__PROBLEM TO WORK ON__
Find the string "owners" in the records. Copy each line that has it.

__EXCERPTED RECORDS__
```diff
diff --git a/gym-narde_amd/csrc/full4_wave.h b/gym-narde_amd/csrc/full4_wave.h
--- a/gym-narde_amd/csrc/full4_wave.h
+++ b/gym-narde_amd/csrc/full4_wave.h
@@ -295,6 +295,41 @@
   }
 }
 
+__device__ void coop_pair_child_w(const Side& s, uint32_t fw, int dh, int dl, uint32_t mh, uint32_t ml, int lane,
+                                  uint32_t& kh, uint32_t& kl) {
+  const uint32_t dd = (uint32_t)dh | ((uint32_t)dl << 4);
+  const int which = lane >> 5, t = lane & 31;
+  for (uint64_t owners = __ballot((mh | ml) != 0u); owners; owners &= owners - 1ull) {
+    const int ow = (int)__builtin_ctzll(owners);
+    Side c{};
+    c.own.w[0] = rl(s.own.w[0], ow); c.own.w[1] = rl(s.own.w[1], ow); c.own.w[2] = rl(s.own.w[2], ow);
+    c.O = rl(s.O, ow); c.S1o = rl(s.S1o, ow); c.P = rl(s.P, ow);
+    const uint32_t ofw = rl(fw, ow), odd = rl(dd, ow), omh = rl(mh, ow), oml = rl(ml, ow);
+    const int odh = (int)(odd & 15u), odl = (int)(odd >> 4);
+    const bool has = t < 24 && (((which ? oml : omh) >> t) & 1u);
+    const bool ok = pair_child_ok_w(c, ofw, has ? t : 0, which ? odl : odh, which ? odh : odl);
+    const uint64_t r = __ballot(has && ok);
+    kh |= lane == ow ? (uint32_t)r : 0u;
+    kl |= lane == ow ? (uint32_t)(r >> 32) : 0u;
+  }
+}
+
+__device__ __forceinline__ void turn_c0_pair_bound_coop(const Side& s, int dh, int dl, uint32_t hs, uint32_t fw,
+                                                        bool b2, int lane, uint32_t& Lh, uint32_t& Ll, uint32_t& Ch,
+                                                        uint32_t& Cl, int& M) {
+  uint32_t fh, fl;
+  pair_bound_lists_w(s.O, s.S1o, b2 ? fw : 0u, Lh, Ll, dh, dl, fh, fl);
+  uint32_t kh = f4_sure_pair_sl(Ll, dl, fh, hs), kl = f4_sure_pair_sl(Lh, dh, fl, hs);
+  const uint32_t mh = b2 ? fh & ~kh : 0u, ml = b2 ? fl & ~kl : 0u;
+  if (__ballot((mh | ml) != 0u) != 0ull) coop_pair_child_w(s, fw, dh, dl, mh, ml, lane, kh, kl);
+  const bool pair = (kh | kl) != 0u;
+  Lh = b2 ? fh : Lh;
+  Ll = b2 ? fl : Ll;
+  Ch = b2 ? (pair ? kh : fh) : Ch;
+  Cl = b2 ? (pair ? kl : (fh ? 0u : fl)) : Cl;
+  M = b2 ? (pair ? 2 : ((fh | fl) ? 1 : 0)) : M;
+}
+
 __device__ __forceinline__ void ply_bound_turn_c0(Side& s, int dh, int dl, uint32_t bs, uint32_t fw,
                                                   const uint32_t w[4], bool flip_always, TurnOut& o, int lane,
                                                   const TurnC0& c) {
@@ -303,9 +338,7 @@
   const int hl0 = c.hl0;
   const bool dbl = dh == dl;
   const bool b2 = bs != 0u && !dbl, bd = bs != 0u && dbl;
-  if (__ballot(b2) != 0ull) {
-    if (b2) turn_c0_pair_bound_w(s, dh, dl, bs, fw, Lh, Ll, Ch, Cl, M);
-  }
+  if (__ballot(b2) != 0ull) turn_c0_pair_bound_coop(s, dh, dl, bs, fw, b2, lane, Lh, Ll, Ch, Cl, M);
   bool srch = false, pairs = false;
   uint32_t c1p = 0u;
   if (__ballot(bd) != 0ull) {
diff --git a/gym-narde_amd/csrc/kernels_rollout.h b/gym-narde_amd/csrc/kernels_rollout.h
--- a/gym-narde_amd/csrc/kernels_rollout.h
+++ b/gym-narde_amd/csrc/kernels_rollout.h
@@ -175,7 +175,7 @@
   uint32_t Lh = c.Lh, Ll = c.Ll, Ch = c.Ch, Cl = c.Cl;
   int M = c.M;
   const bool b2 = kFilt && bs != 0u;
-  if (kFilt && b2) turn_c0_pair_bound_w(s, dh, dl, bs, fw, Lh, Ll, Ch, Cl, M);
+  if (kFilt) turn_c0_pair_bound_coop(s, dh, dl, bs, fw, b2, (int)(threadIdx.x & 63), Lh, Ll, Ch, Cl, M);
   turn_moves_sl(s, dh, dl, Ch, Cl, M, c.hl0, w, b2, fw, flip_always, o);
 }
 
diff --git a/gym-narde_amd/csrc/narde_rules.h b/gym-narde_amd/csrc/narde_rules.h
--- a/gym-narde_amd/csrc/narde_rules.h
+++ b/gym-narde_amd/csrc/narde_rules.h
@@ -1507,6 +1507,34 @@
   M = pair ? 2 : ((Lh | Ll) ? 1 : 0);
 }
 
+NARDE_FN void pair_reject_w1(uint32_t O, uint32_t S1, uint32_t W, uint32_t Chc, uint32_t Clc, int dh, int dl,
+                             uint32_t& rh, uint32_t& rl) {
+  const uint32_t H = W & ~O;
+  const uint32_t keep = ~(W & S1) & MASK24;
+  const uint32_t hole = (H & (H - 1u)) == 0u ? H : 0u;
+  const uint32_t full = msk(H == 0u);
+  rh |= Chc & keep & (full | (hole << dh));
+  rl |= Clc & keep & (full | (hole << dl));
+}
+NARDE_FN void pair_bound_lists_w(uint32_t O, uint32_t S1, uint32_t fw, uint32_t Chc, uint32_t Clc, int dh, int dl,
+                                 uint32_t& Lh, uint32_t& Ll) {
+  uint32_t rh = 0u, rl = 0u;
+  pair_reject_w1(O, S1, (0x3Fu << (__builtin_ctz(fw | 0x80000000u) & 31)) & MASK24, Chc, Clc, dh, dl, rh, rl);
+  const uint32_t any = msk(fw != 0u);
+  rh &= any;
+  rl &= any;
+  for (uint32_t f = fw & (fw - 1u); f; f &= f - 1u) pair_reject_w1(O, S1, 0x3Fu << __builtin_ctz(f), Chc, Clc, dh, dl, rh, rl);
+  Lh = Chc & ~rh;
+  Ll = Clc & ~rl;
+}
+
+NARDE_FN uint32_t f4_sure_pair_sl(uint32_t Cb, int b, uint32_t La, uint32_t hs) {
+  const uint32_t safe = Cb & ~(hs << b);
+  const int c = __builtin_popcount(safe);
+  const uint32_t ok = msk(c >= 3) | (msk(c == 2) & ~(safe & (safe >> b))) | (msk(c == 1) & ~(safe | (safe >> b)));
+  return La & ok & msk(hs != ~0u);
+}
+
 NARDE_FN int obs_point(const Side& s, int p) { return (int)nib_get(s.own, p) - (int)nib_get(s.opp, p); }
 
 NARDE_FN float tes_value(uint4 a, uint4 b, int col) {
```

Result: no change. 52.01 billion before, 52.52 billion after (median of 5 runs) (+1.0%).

__RESPONSE TO THE EXERCISE__
+  for (uint64_t owners = __ballot((mh | ml) != 0u); owners; owners &= owners - 1ull) {
+    const int ow = (int)__builtin_ctzll(owners);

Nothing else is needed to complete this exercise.